◆ Work instructions ◆
Your answer is one number, how many lines in the entries include "hipSuccess".
-*-*-
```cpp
struct lobpcg {
    scs_ctx *const ctx;
    scs_graph *const g;
    const hipStream_t s;
    const int n, b, q3;
    const loop_plan &plan;
    const bool fused;
    solver sv;
    scs_loop_policy policy;
    static constexpr double drop_tol = 1e-13;
    double *Q = nullptr, *AQ = nullptr, *X = nullptr, *R = nullptr, *AX = nullptr;
    double *G = nullptr, *T = nullptr, *C = nullptr, *D = nullptr, *TH = nullptr, *RN = nullptr;
    int *MASK = nullptr;
    bool constrained = false;
    int want = 0;
    const double *uvec = nullptr;
    dbuf x0d, res_part;
    int res_blocks = 0;
    std::vector<double> h_rn, h_th;
    double final_res[2] = {0.0, 0.0};
    double *qaq_out = nullptr;
    int rr_solve = 0, rr_parts = 0, mpar = 0;
    int *maskp[2] = {nullptr, nullptr};

    lobpcg(scs_ctx *ctx_, scs_graph *g_, int b_, const loop_plan &plan_)
        : ctx(ctx_), g(g_), s(ctx_->stream), n(g_->n), b(b_), q3(3 * b_), plan(plan_), fused(plan_.fused(b_)) {}

    int setup(double tol, bool want32) {
        sv.bind(ctx, n, b, g);
        sv.use_mfma = plan.use_mfma;
        SCS_TRY(sv.team_splits());
        SCS_TRY(sv.q.alloc((size_t)n * q3 * 8));
        SCS_TRY(sv.aq.alloc((size_t)n * q3 * 8));
        SCS_TRY(sv.alloc_symm_buffers());
        SCS_TRY(sv.yloc.alloc((size_t)sv.chunk * 8));
        SCS_TRY(sv.u.alloc((size_t)n * 8));
        SCS_TRY(sv.part.alloc((size_t)1024 * q3 * q3 * 8));
        SCS_TRY(sv.part2.alloc((size_t)1024 * q3 * q3 * 8));
        SCS_TRY(sv.part3.alloc((size_t)1024 * q3 * q3 * 8));
        SCS_TRY(sv.small.alloc((size_t)SM_TOTAL * 8));
        SCS_TRY(sv.team_buffers());
        SCS_HIP_CHECK(hipMemsetAsync(sv.q.p, 0, (size_t)n * q3 * 8, s));
        SCS_HIP_CHECK(hipMemsetAsync(sv.aq.p, 0, (size_t)n * q3 * 8, s));
        SCS_HIP_CHECK(hipMemsetAsync(sv.yloc.p, 0, (size_t)sv.chunk * 8, s));
        SCS_HIP_CHECK(hipMemsetAsync(sv.small.p, 0, (size_t)SM_TOTAL * 8, s));
        sv.fold_pass2 = plan.fold_pass2(b);
        sv.overlap_pass1 = plan.overlap_pass1(b, sv.tri, sv.part_mode, sv.world);

        Q = sv.q.d(), AQ = sv.aq.d();
        X = Q, R = Q + 2 * b;
        AX = AQ;
        G = sv.small_at(SM_G), T = sv.small_at(SM_T), C = sv.small_at(SM_C);
        D = sv.small_at(SM_D);
        TH = sv.small_at(SM_THETA), RN = sv.small_at(SM_RN);
        MASK = (int *)sv.small_at(SM_MASK);
        h_rn.resize(b);
        h_th.resize(b + 1);

        SCS_TRY(scs_graph_prepare_degrees(ctx, g));
        sv.use32 = want32 && g->have_w32;
        policy.tol = tol;
        policy.lowp_mode = plan.lowp_mode;
        policy.lowp_tol = 1e-8;
        policy.lowp_tol2 = 0.0;
        policy.lowp_state = sv.use32 ? 1 : 0;
        constrained = g->n_isolated == 0;
        want = constrained ? 1 : 2;
        return SCS_OK;
    }

    int project_u(double *Y, int passes) {
        if (!constrained) return SCS_OK;
        for (int pass = 0; pass < passes; ++pass) {
            SCS_TRY(sv.gram(sv.u.d(), 1, 1, Y, q3, b, C, false));
            SCS_TRY(sv.update(Y, q3, b, 1.0, sv.u.d(), 1, 1, C, b, -1.0));
        }
        return SCS_OK;
    }
    int svqb(double *Y, double *AY, int *mask_out) {
        for (int pass = 0; pass < 2; ++pass) {
            SCS_TRY(sv.gram(Y, q3, b, Y, q3, b, G, sv.use_mfma));
            k_small_svqb<<<1, 256, 0, s>>>(G, b, pass == 0 ? drop_tol : 0.0, T, mask_out);
            SCS_TRY(sv.update(Y, q3, b, 0.0, Y, q3, b, T, b, 1.0));
            if (AY) SCS_TRY(sv.update(AY, q3, b, 0.0, AY, q3, b, T, b, 1.0));
        }
        return SCS_OK;
    }
    int rotate_x() {
        SCS_TRY(sv.gram(X, q3, b, AX, q3, b, G, sv.use_mfma));
        k_small_rr_start<<<1, 256, 0, s>>>(G, b, MASK, T, D, TH, drop_tol);
        return sv.rotate2(X, AX, q3, b, T, b);
    }

    int start(const double *x_init) {
        if (x_init) {
            SCS_TRY(x0d.alloc((size_t)n * 8));
            SCS_HIP_CHECK(hipMemcpyAsync(x0d.p, x_init, (size_t)n * 8, hipMemcpyHostToDevice, s));
// ... 61 lines not shown
            if ((++spins & 0xFFFF) == 0) {
                const hipError_t qe = hipStreamQuery(s);
                if (qe != hipSuccess && qe != hipErrorNotReady) {
                    scs_set_error("scs_fiedler: stream failed: %s", hipGetErrorString(qe));
                    return SCS_EHIP;
                }
                if (qe == hipSuccess && hr[40] != seq) {
                    if (std::chrono::steady_clock::now() - t_wait > std::chrono::seconds(5)) {
                        scs_set_error("scs_fiedler: residual report lost at iteration %d", iter);
                        return SCS_EHIP;
                    }
                }
            }
        }
        for (int j = 0; j < b; ++j) h_rn[j] = hr[j];
        for (int j = 0; j <= b; ++j) h_th[j] = hr[16 + j];
        return SCS_OK;
    }

    int read_residual() {
        k_residual<<<res_blocks, 256, 0, s>>>(Q, AQ, b, TH, n, res_part.d());
        k_reduce_partials<<<(b + 3) / 4, 256, 0, s>>>(res_part.d(), res_blocks, b, RN);
        SCS_HIP_CHECK(hipMemcpyAsync(h_rn.data(), RN, (size_t)b * 8, hipMemcpyDeviceToHost, s));
        SCS_HIP_CHECK(hipMemcpyAsync(h_th.data(), TH, (size_t)(b + 1) * 8, hipMemcpyDeviceToHost, s));
        SCS_HIP_CHECK(hipStreamSynchronize(s));
        return SCS_OK;
    }
    double worst_residual() {
        double worst = 0.0;
        for (int j = 0; j < want; ++j) worst = std::max(worst, std::sqrt(h_rn[j]));
        for (int j = 0; j < want; ++j) final_res[constrained ? 1 : j] = std::sqrt(h_rn[j]);
        return worst;
    }

    int unfused_back() {
        SCS_TRY(project_u(R, 1));
        for (int pass = 0; pass < 2; ++pass) {
            SCS_TRY(sv.gram(Q, q3, 2 * b, R, q3, b, C, sv.use_mfma));
            SCS_TRY(sv.update(R, q3, b, 1.0, Q, q3, 2 * b, C, b, -1.0));
        }
        SCS_TRY(svqb(R, nullptr, MASK + 2 * b));
        SCS_TRY(sv.apply(Q, 2 * b, AQ, 2 * b));

        SCS_TRY(sv.gram(Q, q3, q3, AQ, q3, q3, G, sv.use_mfma));
        k_small_rr<<<1, 256, 0, s>>>(G, 0, q3, b, MASK, T, D, TH, MASK + b, drop_tol);
        k_rr_update<<<(n + 15) / 16, 256, 0, s>>>(Q, b, q3, T, D, n);
        k_rr_update<<<(n + 15) / 16, 256, 0, s>>>(AQ, b, q3, T, D, n);
        SCS_HIP_CHECK(hipGetLastError());
        return SCS_OK;
    }

    int renew() {
        sv.use32 = false;
        SCS_TRY(sv.apply(Q, 0, AQ, 0));
        SCS_TRY(sv.apply(Q, b, AQ, b));
        sv.use32 = policy.image_in_use();
        return SCS_OK;
    }

    int confirm(double tol, double *w2) {
        sv.use32 = false;
        SCS_TRY(sv.apply(Q, 0, AQ, 0));
        SCS_TRY(rotate_x());
        SCS_TRY(read_residual());
        *w2 = worst_residual();
        if (!(*w2 <= tol)) {
            SCS_TRY(svqb(X, AX, MASK));
            SCS_TRY(rotate_x());
            SCS_TRY(read_residual());
            *w2 = worst_residual();
        }
        return SCS_OK;
    }
    int restart_directions() {
        if (fused) k_unit_coeffs<<<(3 * b * b + 255) / 256, 256, 0, s>>>(T, D, b);
        rr_solve = 0;
        return SCS_OK;
    }

    int extract(hipEvent_t ev_b, double *maps_out, scs_stats *st) {
        hipEvent_t ev_c0 = nullptr, ev_c1 = nullptr;
        if (sv.new_event(&ev_c0) == SCS_OK && sv.new_event(&ev_c1) == SCS_OK) {
            sv.ev_cal[0] = ev_c0;
            sv.ev_cal[1] = ev_c1;
            hipEventRecord(ev_c0, s);
            hipEventRecord(ev_c1, s);
        }
        dbuf maps_d;
        SCS_TRY(maps_d.alloc((size_t)n * 2 * 8));
        k_extract_maps<<<(n + 255) / 256, 256, 0, s>>>(Q, q3, n, g->d_dinv, 1.0 / g->dd_norm, constrained ? 1 : 0,
                                                      maps_d.d());
        struct pinned_buf {
            scs_ctx *ctx;
            void *p = nullptr;
            ~pinned_buf() {
                if (p) scs_pinned_release(ctx, p);
            }
        } cols_h{ctx};
        SCS_TRY(scs_pinned_get(ctx, (size_t)n * 2 * 8, &cols_h.p));
        const double *cols = (const double *)cols_h.p;
        SCS_HIP_CHECK(hipMemcpyAsync(cols_h.p, maps_d.p, (size_t)n * 2 * 8, hipMemcpyDeviceToHost, s));
        if (!fused)
            SCS_HIP_CHECK(hipMemcpyAsync(h_th.data(), TH, (size_t)(b + 1) * 8, hipMemcpyDeviceToHost, s));
        SCS_HIP_CHECK(hipEventRecord(ev_b, s));
        SCS_HIP_CHECK(hipStreamSynchronize(s));
        std::vector<double> c0(n), c1(n);
        for (int i = 0; i < n; ++i) {
            c0[i] = cols[(size_t)i * 2];
// ... 12 lines not shown
        return SCS_OK;
    }

    void fill_stats(scs_stats *st) const {
        st->block = b;
        st->n_apply = sv.n_apply;
        st->n_apply32 = sv.n_apply32;
        st->used_constraint = constrained ? 1 : 0;
        st->resid[0] = final_res[0];
        st->resid[1] = final_res[1];
        double tot = 0.0, mn = 1e300, tot32 = 0.0;
        int n_timed = 0, n_timed32 = 0;
        for (size_t i = 0; i + 1 < sv.ev.size(); i += 2) {
            float t = 0.f;
            if (hipEventElapsedTime(&t, sv.ev[i], sv.ev[i + 1]) == hipSuccess) {
                if (i / 2 < sv.ev32.size() && sv.ev32[i / 2]) {
                    tot32 += t;
                    ++n_timed32;
                    continue;
                }
                tot += t;
                mn = std::min(mn, (double)t);
                ++n_timed;
            }
        }
        if (n_timed > 0) tot *= (double)(sv.n_apply - sv.n_apply32) / n_timed;
        if (n_timed32 > 0) tot32 *= (double)sv.n_apply32 / n_timed32;
        st->apply_ms_total = tot;
        st->apply32_ms_total = tot32;
        st->apply32_bytes = sv.n_apply32 ? sv.w32_bytes_per_apply + 8.0 * (double)n * b + 8.0 * (double)sv.rows * b : 0.0;
        st->apply_ms_min = n_timed ? mn : 0.0;
        {
            float t = 0.f;
            st->event_pair_ms = (sv.ev_cal[1] && hipEventElapsedTime(&t, sv.ev_cal[0], sv.ev_cal[1]) == hipSuccess) ? t : 0.0;
        }
        st->apply_bytes = sv.w_bytes_per_apply + 8.0 * (double)n * b + 8.0 * (double)sv.rows * b;
        {
            double ag = 0.0;
            int n_ag = 0;
            for (size_t i = 0; i + 1 < sv.ev_ag.size(); i += 2) {
                float t = 0.f;
                if (hipEventElapsedTime(&t, sv.ev_ag[i], sv.ev_ag[i + 1]) == hipSuccess) {
                    ag += t;
                    ++n_ag;
                }
            }
            st->n_allgather = sv.n_allgather;
            st->allgather_ms_total = n_ag ? ag * (double)sv.n_allgather / n_ag : 0.0;
            st->allgather_bytes = sv.world > 1 ? 8.0 * (double)sv.chunk * sv.world : 0.0;
        }
    }
};

}

static int fiedler_dense_onesided(scs_ctx *ctx, scs_graph *g, double *maps, scs_stats *st) {
    const int n = g->n;
    hipStream_t s = ctx->stream;
    SCS_REQUIRE(ctx->comm.world == 1 && !g->upper, "dense path needs the whole matrix on one rank (V = %d)", n);
    dbuf sd, wv, vv;
    SCS_TRY(sd.alloc((size_t)n * n * 8));
    SCS_TRY(wv.alloc(4 * 8));
    SCS_TRY(vv.alloc((size_t)n * 2 * 8));
    k_dense_s<<<(n * n + 255) / 256, 256, 0, s>>>(g->d_w, g->ld, n, g->d_dinv, sd.d());
    const size_t lds = (size_t)(n + (n & 1)) * DENSE2_LD * sizeof(double);
    SCS_HIP_CHECK(hipFuncSetAttribute((const void *)k_dense_onesided, hipFuncAttributeMaxDynamicSharedMemorySize,
                                      DENSE2_MAX * DENSE2_LD * (int)sizeof(double)));
    k_dense_onesided<<<1, 256, lds, s>>>(sd.d(), n, wv.d(), vv.d());
    SCS_HIP_CHECK(hipGetLastError());
    std::vector<double> w(4), v((size_t)n * 2), dinv(n);
    SCS_HIP_CHECK(hipMemcpyAsync(w.data(), wv.p, 4 * 8, hipMemcpyDeviceToHost, s));
    SCS_HIP_CHECK(hipMemcpyAsync(v.data(), vv.p, (size_t)n * 2 * 8, hipMemcpyDeviceToHost, s));
    SCS_HIP_CHECK(hipMemcpyAsync(dinv.data(), g->d_dinv, (size_t)n * 8, hipMemcpyDeviceToHost, s));
    SCS_HIP_CHECK(hipStreamSynchronize(s));
    std::vector<double> c0(n), c1(n);
    for (int i = 0; i < n; ++i) {
        c0[i] = v[(size_t)i * 2 + 0] * dinv[i];
        c1[i] = v[(size_t)i * 2 + 1] * dinv[i];
    }
    sign_flip_and_store(c0, c1, n, maps);
    if (st) {
        st->block = 0;
        st->converged = w[3] != 0.0 ? 1 : 0;
        st->lambda[0] = w[0];
        st->lambda[1] = w[1];
        st->lambda_next = w[2];
    }
    if (w[3] == 0.0) {
        scs_set_error("scs_fiedler: the dense one-sided Jacobi did not converge in 40 sweeps (V = %d)", n);
        return SCS_ENOCONV;
    }
    return SCS_OK;
}

static int fiedler_dense(scs_ctx *ctx, scs_graph *g, double *maps, scs_stats *st) {
    const int n = g->n;
    hipStream_t s = ctx->stream;
    SCS_REQUIRE(ctx->comm.world == 1, "dense small-V path needs world == 1 (V = %d)", n);
    dbuf sd, wv, vv;
    SCS_TRY(sd.alloc((size_t)n * n * 8));
    SCS_TRY(wv.alloc((size_t)n * 8));
    SCS_TRY(vv.alloc((size_t)n * n * 8));
    k_dense_s<<<(n * n + 255) / 256, 256, 0, s>>>(g->d_w, g->ld, n, g->d_dinv, sd.d());
    k_small_eig<<<1, 256, 0, s>>>(sd.d(), n, wv.d(), vv.d());
    std::vector<double> w(n), v((size_t)n * n), dinv(n);
    SCS_HIP_CHECK(hipMemcpyAsync(w.data(), wv.p, (size_t)n * 8, hipMemcpyDeviceToHost, s));
// ... 129 lines not shown
```

spectralclustersupertree_amd/csrc/scs_internal.h:

```cpp
#pragma once

#include <hip/hip_runtime.h>

#include <cstdarg>
#include <cstdint>
#include <cstdio>
#include <cstring>
#include <mutex>
#include <string>
#include <vector>

#include "../../include/scs_hip.h"

void scs_set_error(const char *fmt, ...);
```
-*-*-
◆ Output ◆
5